*** Opening of Records supplied ***
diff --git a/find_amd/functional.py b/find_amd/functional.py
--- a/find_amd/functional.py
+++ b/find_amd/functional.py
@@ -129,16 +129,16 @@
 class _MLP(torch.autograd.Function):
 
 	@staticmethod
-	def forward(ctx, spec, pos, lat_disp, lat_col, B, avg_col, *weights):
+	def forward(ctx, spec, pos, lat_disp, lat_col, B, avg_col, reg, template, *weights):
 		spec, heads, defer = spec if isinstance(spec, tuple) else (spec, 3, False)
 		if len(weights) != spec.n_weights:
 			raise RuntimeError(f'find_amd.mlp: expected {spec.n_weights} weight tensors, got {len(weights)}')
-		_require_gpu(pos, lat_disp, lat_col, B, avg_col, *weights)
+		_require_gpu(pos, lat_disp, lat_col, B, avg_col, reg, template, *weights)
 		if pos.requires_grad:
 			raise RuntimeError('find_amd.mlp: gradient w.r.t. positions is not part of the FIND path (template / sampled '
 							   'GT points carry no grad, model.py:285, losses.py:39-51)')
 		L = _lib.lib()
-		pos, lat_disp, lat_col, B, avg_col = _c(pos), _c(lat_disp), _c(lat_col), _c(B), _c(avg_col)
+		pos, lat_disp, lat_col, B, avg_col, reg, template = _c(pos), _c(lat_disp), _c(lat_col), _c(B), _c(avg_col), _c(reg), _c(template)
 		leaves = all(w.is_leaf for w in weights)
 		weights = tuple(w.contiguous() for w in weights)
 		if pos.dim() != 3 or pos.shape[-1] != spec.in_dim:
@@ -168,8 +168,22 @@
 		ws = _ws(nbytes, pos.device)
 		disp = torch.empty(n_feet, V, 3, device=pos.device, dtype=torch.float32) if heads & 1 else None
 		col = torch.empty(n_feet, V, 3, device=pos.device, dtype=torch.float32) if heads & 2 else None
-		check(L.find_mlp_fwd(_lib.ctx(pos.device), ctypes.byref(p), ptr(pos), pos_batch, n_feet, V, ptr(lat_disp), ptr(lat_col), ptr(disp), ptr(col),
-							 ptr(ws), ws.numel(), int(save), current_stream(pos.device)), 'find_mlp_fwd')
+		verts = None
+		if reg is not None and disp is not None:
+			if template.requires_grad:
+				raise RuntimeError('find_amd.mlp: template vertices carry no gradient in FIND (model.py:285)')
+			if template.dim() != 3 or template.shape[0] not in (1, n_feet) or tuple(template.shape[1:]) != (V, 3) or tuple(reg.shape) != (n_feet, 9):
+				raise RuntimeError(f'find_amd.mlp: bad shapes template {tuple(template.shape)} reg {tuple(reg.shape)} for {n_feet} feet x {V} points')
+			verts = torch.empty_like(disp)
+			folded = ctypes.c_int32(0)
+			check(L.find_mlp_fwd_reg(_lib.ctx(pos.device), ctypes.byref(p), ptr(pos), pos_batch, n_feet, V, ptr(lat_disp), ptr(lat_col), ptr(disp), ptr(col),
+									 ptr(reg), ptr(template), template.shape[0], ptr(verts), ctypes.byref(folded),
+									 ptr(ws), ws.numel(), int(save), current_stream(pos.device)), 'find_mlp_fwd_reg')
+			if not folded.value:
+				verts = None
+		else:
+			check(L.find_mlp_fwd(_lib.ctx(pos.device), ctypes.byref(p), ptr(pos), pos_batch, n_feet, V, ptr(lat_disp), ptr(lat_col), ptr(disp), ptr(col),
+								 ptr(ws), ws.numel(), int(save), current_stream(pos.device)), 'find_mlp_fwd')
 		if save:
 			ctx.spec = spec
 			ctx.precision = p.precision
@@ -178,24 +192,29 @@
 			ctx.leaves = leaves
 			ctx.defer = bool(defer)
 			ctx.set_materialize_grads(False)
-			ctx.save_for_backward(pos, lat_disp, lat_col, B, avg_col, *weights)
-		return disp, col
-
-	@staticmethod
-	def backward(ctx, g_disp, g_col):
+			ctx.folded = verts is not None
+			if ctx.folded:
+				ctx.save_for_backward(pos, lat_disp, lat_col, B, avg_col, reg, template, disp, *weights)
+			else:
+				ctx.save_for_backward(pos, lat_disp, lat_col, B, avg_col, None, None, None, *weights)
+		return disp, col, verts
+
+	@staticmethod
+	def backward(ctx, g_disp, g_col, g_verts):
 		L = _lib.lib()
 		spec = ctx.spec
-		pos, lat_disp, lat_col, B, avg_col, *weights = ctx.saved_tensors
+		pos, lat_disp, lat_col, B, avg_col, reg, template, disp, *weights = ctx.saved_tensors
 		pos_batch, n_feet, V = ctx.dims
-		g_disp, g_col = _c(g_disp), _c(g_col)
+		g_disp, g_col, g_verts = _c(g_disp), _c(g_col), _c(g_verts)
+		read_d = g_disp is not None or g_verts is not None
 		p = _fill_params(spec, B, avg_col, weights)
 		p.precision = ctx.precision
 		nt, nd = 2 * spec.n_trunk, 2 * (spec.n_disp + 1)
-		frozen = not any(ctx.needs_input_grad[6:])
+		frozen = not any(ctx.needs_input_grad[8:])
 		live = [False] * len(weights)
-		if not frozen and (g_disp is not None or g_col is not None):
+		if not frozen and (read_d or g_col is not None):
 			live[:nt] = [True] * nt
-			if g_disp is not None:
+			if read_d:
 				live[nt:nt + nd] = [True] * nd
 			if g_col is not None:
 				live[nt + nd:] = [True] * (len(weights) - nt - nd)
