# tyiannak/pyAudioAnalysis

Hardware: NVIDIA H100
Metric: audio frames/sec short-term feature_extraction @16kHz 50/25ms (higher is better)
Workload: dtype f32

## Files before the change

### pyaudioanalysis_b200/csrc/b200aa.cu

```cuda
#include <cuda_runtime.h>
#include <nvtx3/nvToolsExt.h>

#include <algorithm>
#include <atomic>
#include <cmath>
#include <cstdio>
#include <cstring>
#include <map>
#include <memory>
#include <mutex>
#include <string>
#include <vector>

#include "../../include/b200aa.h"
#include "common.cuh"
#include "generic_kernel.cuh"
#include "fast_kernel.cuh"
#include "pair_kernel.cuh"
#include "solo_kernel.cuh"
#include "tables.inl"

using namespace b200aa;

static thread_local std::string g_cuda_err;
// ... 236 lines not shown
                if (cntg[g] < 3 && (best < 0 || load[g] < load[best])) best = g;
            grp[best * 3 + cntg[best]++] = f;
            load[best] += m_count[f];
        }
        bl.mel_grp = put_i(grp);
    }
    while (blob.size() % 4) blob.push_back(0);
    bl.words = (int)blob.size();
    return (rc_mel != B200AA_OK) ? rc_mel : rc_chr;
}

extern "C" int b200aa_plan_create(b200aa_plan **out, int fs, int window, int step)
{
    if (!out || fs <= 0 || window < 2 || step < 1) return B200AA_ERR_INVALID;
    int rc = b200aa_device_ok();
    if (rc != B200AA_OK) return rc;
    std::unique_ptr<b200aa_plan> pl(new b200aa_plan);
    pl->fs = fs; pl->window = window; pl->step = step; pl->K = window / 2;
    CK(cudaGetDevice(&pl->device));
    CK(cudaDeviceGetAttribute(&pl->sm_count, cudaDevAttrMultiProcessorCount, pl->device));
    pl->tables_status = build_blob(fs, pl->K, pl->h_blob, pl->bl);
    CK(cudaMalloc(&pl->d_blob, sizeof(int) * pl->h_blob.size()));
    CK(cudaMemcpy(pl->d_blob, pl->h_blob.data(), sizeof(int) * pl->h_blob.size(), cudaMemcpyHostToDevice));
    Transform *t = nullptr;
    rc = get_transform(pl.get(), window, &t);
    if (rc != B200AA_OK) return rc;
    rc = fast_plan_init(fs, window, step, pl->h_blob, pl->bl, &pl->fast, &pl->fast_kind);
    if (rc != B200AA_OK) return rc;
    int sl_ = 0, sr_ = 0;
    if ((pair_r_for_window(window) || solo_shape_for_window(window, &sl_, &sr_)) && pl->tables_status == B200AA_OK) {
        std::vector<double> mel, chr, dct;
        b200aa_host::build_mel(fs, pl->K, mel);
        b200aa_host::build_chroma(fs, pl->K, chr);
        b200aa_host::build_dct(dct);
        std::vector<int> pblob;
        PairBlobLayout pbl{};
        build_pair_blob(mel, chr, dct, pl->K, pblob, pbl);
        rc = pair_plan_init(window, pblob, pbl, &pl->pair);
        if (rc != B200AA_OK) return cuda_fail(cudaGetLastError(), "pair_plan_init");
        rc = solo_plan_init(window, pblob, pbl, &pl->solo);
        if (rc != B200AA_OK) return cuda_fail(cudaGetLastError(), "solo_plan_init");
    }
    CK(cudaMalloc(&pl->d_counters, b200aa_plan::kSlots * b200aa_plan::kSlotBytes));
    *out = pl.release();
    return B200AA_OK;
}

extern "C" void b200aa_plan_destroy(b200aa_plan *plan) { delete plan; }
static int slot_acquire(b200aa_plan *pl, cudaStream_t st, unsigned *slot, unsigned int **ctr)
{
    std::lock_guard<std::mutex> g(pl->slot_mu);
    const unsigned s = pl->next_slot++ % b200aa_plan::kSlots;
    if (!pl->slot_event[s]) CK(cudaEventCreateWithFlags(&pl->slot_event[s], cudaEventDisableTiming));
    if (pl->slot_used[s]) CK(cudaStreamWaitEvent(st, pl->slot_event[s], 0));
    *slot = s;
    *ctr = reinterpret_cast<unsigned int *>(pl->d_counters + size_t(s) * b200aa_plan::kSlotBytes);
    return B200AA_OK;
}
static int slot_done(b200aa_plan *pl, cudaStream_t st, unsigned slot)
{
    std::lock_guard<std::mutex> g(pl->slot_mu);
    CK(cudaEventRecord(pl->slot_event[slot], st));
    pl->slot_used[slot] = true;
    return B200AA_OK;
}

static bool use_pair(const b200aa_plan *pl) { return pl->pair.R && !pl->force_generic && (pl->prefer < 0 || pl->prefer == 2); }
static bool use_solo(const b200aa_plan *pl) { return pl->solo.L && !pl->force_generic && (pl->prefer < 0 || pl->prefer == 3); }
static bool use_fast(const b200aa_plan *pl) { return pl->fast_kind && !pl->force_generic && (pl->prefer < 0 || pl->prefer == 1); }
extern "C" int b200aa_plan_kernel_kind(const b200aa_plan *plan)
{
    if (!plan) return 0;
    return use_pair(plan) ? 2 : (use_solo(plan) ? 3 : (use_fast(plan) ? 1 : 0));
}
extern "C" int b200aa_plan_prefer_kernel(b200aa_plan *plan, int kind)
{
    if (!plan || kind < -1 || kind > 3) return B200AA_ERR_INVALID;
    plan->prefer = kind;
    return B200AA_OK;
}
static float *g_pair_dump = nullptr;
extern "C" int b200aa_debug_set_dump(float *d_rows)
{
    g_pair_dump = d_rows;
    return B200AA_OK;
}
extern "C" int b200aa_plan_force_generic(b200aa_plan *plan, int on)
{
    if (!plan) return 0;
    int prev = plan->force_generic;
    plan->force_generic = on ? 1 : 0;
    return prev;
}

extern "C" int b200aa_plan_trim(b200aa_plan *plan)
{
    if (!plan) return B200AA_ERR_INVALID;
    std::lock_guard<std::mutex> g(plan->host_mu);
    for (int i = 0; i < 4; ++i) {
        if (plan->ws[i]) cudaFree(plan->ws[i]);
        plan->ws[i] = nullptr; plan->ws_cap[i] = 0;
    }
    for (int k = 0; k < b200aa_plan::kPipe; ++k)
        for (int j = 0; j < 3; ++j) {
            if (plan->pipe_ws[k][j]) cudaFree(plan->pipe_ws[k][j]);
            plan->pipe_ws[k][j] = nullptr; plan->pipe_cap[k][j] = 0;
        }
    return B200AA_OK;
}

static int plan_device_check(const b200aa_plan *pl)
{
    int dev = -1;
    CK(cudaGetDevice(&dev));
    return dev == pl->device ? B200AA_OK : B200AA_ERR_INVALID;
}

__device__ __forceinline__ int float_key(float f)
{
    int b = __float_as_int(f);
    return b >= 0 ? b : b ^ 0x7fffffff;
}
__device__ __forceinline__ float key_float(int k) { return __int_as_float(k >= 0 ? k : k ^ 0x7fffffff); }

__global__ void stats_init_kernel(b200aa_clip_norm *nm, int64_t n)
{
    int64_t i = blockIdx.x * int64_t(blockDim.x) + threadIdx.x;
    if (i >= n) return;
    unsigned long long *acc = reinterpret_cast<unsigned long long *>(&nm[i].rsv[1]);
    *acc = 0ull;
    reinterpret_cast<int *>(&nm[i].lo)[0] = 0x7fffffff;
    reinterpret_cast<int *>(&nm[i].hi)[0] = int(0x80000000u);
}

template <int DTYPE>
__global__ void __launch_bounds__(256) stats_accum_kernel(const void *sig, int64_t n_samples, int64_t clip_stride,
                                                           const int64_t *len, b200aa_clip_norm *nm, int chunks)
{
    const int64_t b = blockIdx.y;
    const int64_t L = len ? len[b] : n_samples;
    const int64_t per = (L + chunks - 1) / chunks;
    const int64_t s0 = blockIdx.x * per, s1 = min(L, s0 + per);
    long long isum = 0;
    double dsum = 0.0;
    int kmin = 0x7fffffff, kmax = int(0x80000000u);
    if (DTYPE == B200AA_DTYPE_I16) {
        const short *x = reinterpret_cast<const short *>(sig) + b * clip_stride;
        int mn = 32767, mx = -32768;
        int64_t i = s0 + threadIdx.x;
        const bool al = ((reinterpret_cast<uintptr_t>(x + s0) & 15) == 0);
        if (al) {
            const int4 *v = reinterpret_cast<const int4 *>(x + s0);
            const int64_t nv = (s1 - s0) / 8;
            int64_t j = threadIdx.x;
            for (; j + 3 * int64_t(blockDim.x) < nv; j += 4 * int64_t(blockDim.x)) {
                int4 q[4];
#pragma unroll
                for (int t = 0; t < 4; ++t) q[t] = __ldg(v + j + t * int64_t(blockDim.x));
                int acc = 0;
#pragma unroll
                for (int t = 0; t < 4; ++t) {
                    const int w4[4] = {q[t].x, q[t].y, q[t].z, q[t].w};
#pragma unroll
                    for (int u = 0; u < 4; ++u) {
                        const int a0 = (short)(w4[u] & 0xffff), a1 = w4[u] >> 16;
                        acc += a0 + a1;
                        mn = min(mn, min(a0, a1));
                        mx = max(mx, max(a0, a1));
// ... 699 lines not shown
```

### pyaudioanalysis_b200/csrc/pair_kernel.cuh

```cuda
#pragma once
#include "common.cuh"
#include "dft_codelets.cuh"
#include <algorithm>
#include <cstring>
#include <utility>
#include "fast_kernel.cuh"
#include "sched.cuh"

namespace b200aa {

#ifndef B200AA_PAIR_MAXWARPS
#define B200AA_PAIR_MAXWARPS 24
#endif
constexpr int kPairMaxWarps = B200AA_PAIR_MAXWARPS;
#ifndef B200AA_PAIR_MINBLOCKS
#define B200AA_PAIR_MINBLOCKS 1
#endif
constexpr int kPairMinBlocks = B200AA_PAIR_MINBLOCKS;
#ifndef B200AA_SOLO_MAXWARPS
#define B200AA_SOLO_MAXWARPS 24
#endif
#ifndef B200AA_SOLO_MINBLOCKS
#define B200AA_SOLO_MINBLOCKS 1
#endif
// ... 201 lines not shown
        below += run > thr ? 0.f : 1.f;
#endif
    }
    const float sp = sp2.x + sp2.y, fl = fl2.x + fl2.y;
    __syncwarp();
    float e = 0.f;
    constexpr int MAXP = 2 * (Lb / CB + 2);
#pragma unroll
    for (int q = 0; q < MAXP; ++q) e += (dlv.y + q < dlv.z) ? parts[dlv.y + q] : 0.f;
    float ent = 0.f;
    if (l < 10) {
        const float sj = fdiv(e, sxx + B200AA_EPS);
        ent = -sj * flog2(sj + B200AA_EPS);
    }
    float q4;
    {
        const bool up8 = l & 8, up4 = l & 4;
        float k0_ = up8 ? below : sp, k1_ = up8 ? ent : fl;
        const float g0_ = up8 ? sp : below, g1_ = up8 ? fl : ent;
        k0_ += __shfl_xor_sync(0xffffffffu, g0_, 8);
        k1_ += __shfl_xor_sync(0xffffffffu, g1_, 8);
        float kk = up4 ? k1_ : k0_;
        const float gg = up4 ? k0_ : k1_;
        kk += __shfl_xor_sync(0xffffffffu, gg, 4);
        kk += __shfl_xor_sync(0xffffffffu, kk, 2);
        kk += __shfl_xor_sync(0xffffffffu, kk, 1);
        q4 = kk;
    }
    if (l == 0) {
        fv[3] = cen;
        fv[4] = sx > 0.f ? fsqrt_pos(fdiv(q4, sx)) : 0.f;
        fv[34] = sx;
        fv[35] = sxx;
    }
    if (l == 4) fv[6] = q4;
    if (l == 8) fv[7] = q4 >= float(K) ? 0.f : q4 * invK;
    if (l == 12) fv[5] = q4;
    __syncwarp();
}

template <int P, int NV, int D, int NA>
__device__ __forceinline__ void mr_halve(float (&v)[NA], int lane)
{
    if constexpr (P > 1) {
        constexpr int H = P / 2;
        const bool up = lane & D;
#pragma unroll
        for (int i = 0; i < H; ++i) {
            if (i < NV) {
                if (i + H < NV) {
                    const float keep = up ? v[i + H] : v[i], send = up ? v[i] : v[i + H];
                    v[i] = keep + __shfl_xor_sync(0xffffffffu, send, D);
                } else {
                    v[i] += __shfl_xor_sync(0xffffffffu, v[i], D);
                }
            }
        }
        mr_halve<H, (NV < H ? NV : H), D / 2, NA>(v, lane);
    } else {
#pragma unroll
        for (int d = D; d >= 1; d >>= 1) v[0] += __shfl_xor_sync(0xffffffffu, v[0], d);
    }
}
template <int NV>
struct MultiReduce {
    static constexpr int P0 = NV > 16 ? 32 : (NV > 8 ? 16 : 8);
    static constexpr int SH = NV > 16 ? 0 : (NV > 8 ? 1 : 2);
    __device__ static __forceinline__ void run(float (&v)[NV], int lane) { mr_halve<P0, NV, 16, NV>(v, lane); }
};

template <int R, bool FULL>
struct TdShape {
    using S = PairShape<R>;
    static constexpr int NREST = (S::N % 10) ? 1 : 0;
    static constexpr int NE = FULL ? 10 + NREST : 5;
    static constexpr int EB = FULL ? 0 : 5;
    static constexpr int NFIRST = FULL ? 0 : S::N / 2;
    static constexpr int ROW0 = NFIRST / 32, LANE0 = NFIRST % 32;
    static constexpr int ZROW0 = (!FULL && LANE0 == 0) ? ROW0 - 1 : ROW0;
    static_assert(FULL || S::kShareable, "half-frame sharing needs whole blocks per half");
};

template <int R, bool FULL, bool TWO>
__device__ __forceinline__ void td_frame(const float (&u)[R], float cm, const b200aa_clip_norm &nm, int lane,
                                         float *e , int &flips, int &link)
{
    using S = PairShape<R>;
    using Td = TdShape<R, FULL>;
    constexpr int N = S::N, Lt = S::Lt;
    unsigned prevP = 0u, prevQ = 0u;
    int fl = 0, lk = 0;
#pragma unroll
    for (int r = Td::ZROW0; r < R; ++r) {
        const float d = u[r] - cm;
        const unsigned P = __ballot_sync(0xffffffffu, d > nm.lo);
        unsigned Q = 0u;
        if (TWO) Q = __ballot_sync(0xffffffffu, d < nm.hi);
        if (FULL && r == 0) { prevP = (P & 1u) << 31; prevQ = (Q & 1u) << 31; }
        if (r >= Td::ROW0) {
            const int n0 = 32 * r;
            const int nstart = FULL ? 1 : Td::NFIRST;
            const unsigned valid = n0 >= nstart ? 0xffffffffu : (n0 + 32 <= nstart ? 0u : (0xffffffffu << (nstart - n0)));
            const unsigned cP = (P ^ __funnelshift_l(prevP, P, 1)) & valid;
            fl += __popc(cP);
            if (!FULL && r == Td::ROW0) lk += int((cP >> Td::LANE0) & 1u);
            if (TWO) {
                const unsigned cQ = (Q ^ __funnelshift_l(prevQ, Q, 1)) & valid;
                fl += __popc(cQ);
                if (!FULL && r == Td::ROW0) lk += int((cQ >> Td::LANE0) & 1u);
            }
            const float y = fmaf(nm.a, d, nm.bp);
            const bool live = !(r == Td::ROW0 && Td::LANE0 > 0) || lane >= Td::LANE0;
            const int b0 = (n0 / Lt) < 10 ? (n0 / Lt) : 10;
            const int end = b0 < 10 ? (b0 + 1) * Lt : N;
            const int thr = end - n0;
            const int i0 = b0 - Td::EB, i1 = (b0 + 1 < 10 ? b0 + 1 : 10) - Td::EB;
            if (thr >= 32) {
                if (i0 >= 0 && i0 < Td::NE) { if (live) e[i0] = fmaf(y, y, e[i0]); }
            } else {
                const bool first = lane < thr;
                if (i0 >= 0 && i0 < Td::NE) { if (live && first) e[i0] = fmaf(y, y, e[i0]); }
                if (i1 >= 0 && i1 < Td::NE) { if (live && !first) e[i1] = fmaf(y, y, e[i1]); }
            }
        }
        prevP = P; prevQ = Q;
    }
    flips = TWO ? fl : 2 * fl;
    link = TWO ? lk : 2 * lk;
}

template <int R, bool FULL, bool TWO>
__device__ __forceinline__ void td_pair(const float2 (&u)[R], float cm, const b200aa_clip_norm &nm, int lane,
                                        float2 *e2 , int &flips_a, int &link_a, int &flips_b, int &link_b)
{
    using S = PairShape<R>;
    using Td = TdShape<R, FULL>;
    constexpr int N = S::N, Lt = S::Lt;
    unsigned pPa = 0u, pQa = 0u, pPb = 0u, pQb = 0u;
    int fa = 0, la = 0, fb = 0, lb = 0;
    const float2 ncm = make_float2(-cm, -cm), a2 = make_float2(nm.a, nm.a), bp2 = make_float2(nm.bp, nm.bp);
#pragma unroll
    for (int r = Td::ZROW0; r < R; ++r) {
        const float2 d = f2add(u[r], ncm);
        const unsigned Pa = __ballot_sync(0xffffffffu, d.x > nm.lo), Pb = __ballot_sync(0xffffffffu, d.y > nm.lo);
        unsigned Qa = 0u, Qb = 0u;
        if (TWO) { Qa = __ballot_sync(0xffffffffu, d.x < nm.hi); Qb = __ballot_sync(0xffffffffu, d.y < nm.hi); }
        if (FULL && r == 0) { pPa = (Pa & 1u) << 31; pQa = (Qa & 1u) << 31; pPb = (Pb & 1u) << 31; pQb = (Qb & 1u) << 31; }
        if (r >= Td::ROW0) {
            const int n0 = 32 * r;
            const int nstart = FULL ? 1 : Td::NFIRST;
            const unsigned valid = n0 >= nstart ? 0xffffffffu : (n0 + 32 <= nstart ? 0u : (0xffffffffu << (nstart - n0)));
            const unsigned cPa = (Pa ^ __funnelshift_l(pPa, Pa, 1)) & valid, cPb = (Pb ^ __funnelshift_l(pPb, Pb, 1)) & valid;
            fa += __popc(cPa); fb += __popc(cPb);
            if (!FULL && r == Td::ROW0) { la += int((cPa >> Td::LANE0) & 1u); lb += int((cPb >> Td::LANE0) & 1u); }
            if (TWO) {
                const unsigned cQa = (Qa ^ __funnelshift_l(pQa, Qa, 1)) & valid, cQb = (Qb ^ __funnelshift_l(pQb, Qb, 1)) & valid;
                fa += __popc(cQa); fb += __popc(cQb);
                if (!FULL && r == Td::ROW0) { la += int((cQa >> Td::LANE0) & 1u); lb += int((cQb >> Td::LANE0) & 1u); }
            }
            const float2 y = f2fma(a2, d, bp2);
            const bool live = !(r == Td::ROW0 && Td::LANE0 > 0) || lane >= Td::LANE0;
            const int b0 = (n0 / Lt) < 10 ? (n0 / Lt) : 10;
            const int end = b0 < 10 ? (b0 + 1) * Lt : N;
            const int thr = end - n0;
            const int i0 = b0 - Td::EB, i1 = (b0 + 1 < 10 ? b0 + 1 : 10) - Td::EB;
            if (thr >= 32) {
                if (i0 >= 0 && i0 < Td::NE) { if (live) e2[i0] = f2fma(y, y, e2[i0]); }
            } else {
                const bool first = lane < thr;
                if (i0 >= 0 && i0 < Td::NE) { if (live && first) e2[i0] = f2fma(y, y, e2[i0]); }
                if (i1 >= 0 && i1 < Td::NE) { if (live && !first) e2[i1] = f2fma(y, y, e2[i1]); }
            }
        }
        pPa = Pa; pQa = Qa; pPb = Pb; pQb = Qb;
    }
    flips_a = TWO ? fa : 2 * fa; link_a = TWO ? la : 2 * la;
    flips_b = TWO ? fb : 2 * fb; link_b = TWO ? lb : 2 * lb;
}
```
*** Close of Records supplied ***
§ **Problem requirements**:
Search the entries for the word "lines", then list each line that holds it.

§ **Answer to this task**:
// ... 236 lines not shown
// ... 699 lines not shown
// ... 201 lines not shown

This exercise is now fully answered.